Curves are means of fold induction versus the control (Ct) with SD (n = 3). *:p < 0.01. (E) Proteins were extracted from cells treated with RDC11 (R6, R24) or cisplatin (C6, C24) for the indicated time. Western blot analysis revealed p53 and actin expression. (F) Survival curve of AGS cells treated with RDC11 and pifithrin-α (10 μM). Cells were treated for 48 hours in 96-well plates and their survival was evaluated by MTT assay (n = 8).

Figure 6. mRNA levels of ddit3 (A), atf4 (B), chac1 (C) and dnajb2 (D) were assayed in cancer cells by RT-qPCR

Curves are means of fold induction versus the control (Ct) with SD (n = 3). *:p < 0.01. (E) Proteins were extracted from HCT116 treated with RDC11 (R6, R24) or cisplatin (C6, C24) for the indicated time. Western blot analysis revealed XBP1s and actin expression. (F) Survival curve of AGS cells treated with RDC11 and salubrinal (10 μM). Cells were treated for 48 hours in 96-well plates and their survival was evaluated by MTT assay (n = 8). Bars are means of fold induction versus the control (Ct) with SD (n = 3). *:p < 0.01.

Figure 7. Survival curve of AGS cells treated with SAHA (A) and RDC11 (B)

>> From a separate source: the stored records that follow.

@@ -1643,41 +1790,7 @@
       for (int j = 0; j < CC; ++j) o[j] += acc[j];
     }
   }
-  float a[CC];
-#pragma unroll
-  for (int j = 0; j < CC; ++j) a[j] = p.aud_in[((size_t)b * 8 + j) * p.La + pos];
-  {
-    const int tr = p.swap ? 0 : H;
-#pragma unroll
-    for (int j = 0; j < H; ++j) a[tr + j] = (a[tr + j] - o[j]) / expf(o[H + j]);
-  }
-  constexpr int CN = EARLY ? CC + 2 : CC;
-  float y[CN];
-  if (EARLY) {
-#pragma unroll
-    for (int j = 0; j < 2; ++j) y[j] = p.sigma * p.z_early[((size_t)b * 2 + j) * p.L + pos];
-  }
-#pragma unroll
-  for (int i = 0; i < CC; ++i) {
-    float v = 0.0f;
-#pragma unroll
-    for (int j = 0; j < CC; ++j) v = fmaf(p.winv[i * CC + j], a[j], v);
-    y[(EARLY ? 2 : 0) + i] = v;
-  }
-  if (p.final_flow) {
-    if (qtr == 0) {
-      float* dst = p.final_audio + (size_t)b * p.T * p.hop8 * 8 + (size_t)pos * CN;
-#pragma unroll
-      for (int j = 0; j < CN; ++j) dst[j] = y[j];
-    }
-  } else {
-    if (qtr == 0) {
-#pragma unroll
-      for (int j = 0; j < CN; ++j) p.aud_out[((size_t)b * 8 + j) * p.La + pos] = y[j];
-    }
-    start_conv<CN / 2>(p, b, h_off, y + (p.swap_next ? CN / 2 : 0), qtr * CQ, CQ);
-    if (p.folded && qtr == 0) write_xa<CN / 2>(p, b, h_off, y + (p.swap_next ? CN / 2 : 0));
-  }
+  flow_edge_position<H, EARLY>(p, b, pos, h_off, o, qtr == 0, qtr * CQ, CQ);
 }
 
 
@@ -1730,23 +1843,9 @@
 #pragma unroll
   for (int e = 0; e < 4; ++e) {
     const int pos = (x0 + (e < nv ? e : 0)) * p.P + ph;
-    float a[CC];
-#pragma unroll
-    for (int j = 0; j < CC; ++j) a[j] = p.aud_in[((size_t)b * 8 + j) * p.La + pos];
-    const int tr = p.swap ? 0 : H;
-#pragma unroll
-    for (int j = 0; j < H; ++j) a[tr + j] = (a[tr + j] - o[e][j]) / expf(o[e][H + j]);
-    if (EARLY) {
-#pragma unroll
-      for (int j = 0; j < 2; ++j) y[e][j] = p.sigma * p.z_early[((size_t)b * 2 + j) * p.L + pos];
-    }
-#pragma unroll
-    for (int i = 0; i < CC; ++i) {
-      float v = 0.0f;
-#pragma unroll
-      for (int j = 0; j < CC; ++j) v = fmaf(p.winv[i * CC + j], a[j], v);
-      y[e][(EARLY ? 2 : 0) + i] = v;
-    }
+    float a[CC], z[2] = {0.0f, 0.0f};
+    edge_fetch<H, EARLY>(p, b, pos, a, z);
+    edge_couple<H, EARLY>(p, o[e], a, z, y[e]);
     if (e < nv) {
       if (p.final_flow) {
         float* dst = p.final_audio + (size_t)b * p.T * p.hop8 * 8 + (size_t)pos * CN;
@@ -2406,8 +2505,25 @@
   h->last_tile = tn; h->last_tiles = (int)lgrid;
   h->last_waves = (wide128 || tile16 || (narrow && w8mode != 0) || (!narrow && w8mode == 2)) ? 8 : 4;
   h->ev_layers = c.wn_layers;
+  const char* fuse_env = getenv("FACPPG_WG_EDGE_FUSE");
+  const bool fuse_edge = (!fuse_env || atoi(fuse_env) != 0) && fold && B == 1 && !T_valid_dev && !c.alternate_halves && c.wn_layers > 1 &&
+                         (tile16 || (narrow && (seeds || w8mode != 0)));
   for (int k = nf - 1; k >= 0; --k) {
     if (flow_events && flow_events[k]) FACPPG_HIP_CHECK(hipStreamWaitEvent(s, (hipEvent_t)flow_events[k], 0));
+    e.aud_in = aud[ai]; e.aud_out = aud[ai ^ 1];
+    e.end_w = h->end_w[k]; e.end_b = h->end_b[k]; e.winv = h->winv[k];
+    e.final_flow = (k == 0);
+    e.swap = c.alternate_halves && (k & 1);
+    e.swap_next = c.alternate_halves && k > 0 && ((k - 1) & 1);
+    e.z_early = nullptr;
+    if (h->early[k]) { e.z_early = z + z_off; z_off += (size_t)B * c.n_early_size * w.L; }
+    if (k > 0) { e.start_w = h->start_w[k - 1]; e.start_b = h->start_b[k - 1]; }
+    {
+      const int cn = 2 * h->n_half[k] + (h->early[k] ? 2 : 0);
+      if (k > 0) FACPPG_REQUIRE(cn == 2 * h->n_half[k - 1], FACPPG_EUNSUPPORTED, "flow %d channel mismatch", k);
+      else FACPPG_REQUIRE(cn == 8, FACPPG_EUNSUPPORTED, "final flow must yield n_group channels");
+      FACPPG_REQUIRE(h->n_half[k] >= 1 && h->n_half[k] <= 4, FACPPG_EUNSUPPORTED, "n_half %d", h->n_half[k]);
+    }
     for (int i = 0; i < c.wn_layers; ++i) {
       a.h_in = hbuf[hi]; a.h_out = hbuf[hi ^ 1];
       a.w1 = h->w1pm[k][i]; a.wc = h->wcpm[k][i]; a.b1 = h->b1pm[k][i]; a.w2 = h->w2[k][i]; a.b2 = h->b2[k][i];
@@ -2421,6 +2537,11 @@
         if (i == 0) { a.nconv = 1; a.w1 = tile16 ? h->w1f_16[k] : h->w1f[k]; }
       }
       a.nch = a.nconv + h->kcp / KCH;
+      a.edge_fuse = 0;
+      if (last && fuse_edge) {
+        e.h_out = hbuf[hi ^ 1];
+        a.edge = e; a.edge_fuse = 1; a.edge_h = h->n_half[k]; a.edge_early = h->early[k] ? 1 : 0;
+      }
       if (h->profiling && i == 0) FACPPG_HIP_CHECK(hipEventRecord(h->ev[h->ev_used++], s));
 #define WN_LAUNCH(KERNEL_LAST, KERNEL_MID, THREADS, LDS)              \
   do {                                                                 \
@@ -2456,23 +2577,16 @@
       if (!last) hi ^= 1;
       if (h->profiling && last) FACPPG_HIP_CHECK(hipEventRecord(h->ev[h->ev_used++], s));
     }
-    e.aud_in = aud[ai]; e.aud_out = aud[ai ^ 1]; e.h_out = hbuf[hi];
-    e.end_w = h->end_w[k]; e.end_b = h->end_b[k]; e.winv = h->winv[k];
-    e.final_flow = (k == 0);
-    e.swap = c.alternate_halves && (k & 1);
-    e.swap_next = c.alternate_halves && k > 0 && ((k - 1) & 1);
-    e.z_early = nullptr;
-    if (h->early[k]) { e.z_early = z + z_off; z_off += (size_t)B * c.n_early_size * w.L; }
-    if (k > 0) { e.start_w = h->start_w[k - 1]; e.start_b = h->start_b[k - 1]; }
-    const int cn = 2 * h->n_half[k] + (h->early[k] ? 2 : 0);
-    if (k > 0) FACPPG_REQUIRE(cn == 2 * h->n_half[k - 1], FACPPG_EUNSUPPORTED, "flow %d channel mismatch", k);
-    else FACPPG_REQUIRE(cn == 8, FACPPG_EUNSUPPORTED, "final flow must yield n_group channels");
-    switch (h->n_half[k]) {
-      case 1: launch_flow_end<1>(h->early[k], fqs, fgrid, s, e); break;
-      case 2: launch_flow_end<2>(h->early[k], fqs, fgrid, s, e); break;
-      case 3: launch_flow_end<3>(h->early[k], fqs, fgrid, s, e); break;
-      case 4: launch_flow_end<4>(h->early[k], fqs, fgrid, s, e); break;
-      default: FACPPG_REQUIRE(false, FACPPG_EUNSUPPORTED, "n_half %d", h->n_half[k]);
+    if (fuse_edge) hi ^= 1;
+    else {
+      e.h_out = hbuf[hi];
+      switch (h->n_half[k]) {
+        case 1: launch_flow_end<1>(h->early[k], fqs, fgrid, s, e); break;
+        case 2: launch_flow_end<2>(h->early[k], fqs, fgrid, s, e); break;
+        case 3: launch_flow_end<3>(h->early[k], fqs, fgrid, s, e); break;
+        case 4: launch_flow_end<4>(h->early[k], fqs, fgrid, s, e); break;
+        default: FACPPG_REQUIRE(false, FACPPG_EUNSUPPORTED, "n_half %d", h->n_half[k]);
+      }
     }
     ai ^= 1;
   }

Cells were treated for 48 hours in 96-well plates and their survival was evaluated by MTT assay (n = 8). Bars are means of fold induction versus the control (Ct) with SD (n = 3). *p < 0.01. Isobologram analyses and combinatory index representations of combinatory treatments between cisplatin with SAHA (C) and RDC11 with SAHA (D). Doses at IC₇₅, IC₆₀, IC₅₀, IC₃₀, IC₂₅ were combined and the results were analyzed with the algorithm of Chu and al. using the CompuSyn software. (E, G) Proteins were extracted from cancer cells treated with RDC11 (R24) or SAHA (S24) or RDC11 and SAHA (R = S) after 24 hours of treatment. Western blot analysis revealed p53 (E) and XBP1s (G) and actin expression. Quantifications are indicated below as measured by Pixi imager. (F, H). mRNA levels of p53 (A), noxa (B), ddit3 (C) and chac1 (D) were assayed in cancer cells by RT-qPCR. Graphs are means of fold induction versus the control (Ct) with SD (n = 3). *p < 0.01. (E) Proteins were extracted from cells treated with RDC11 (R24) or SAHA (S24) or RDC11 and SAHA (R+S) for the 24 hours.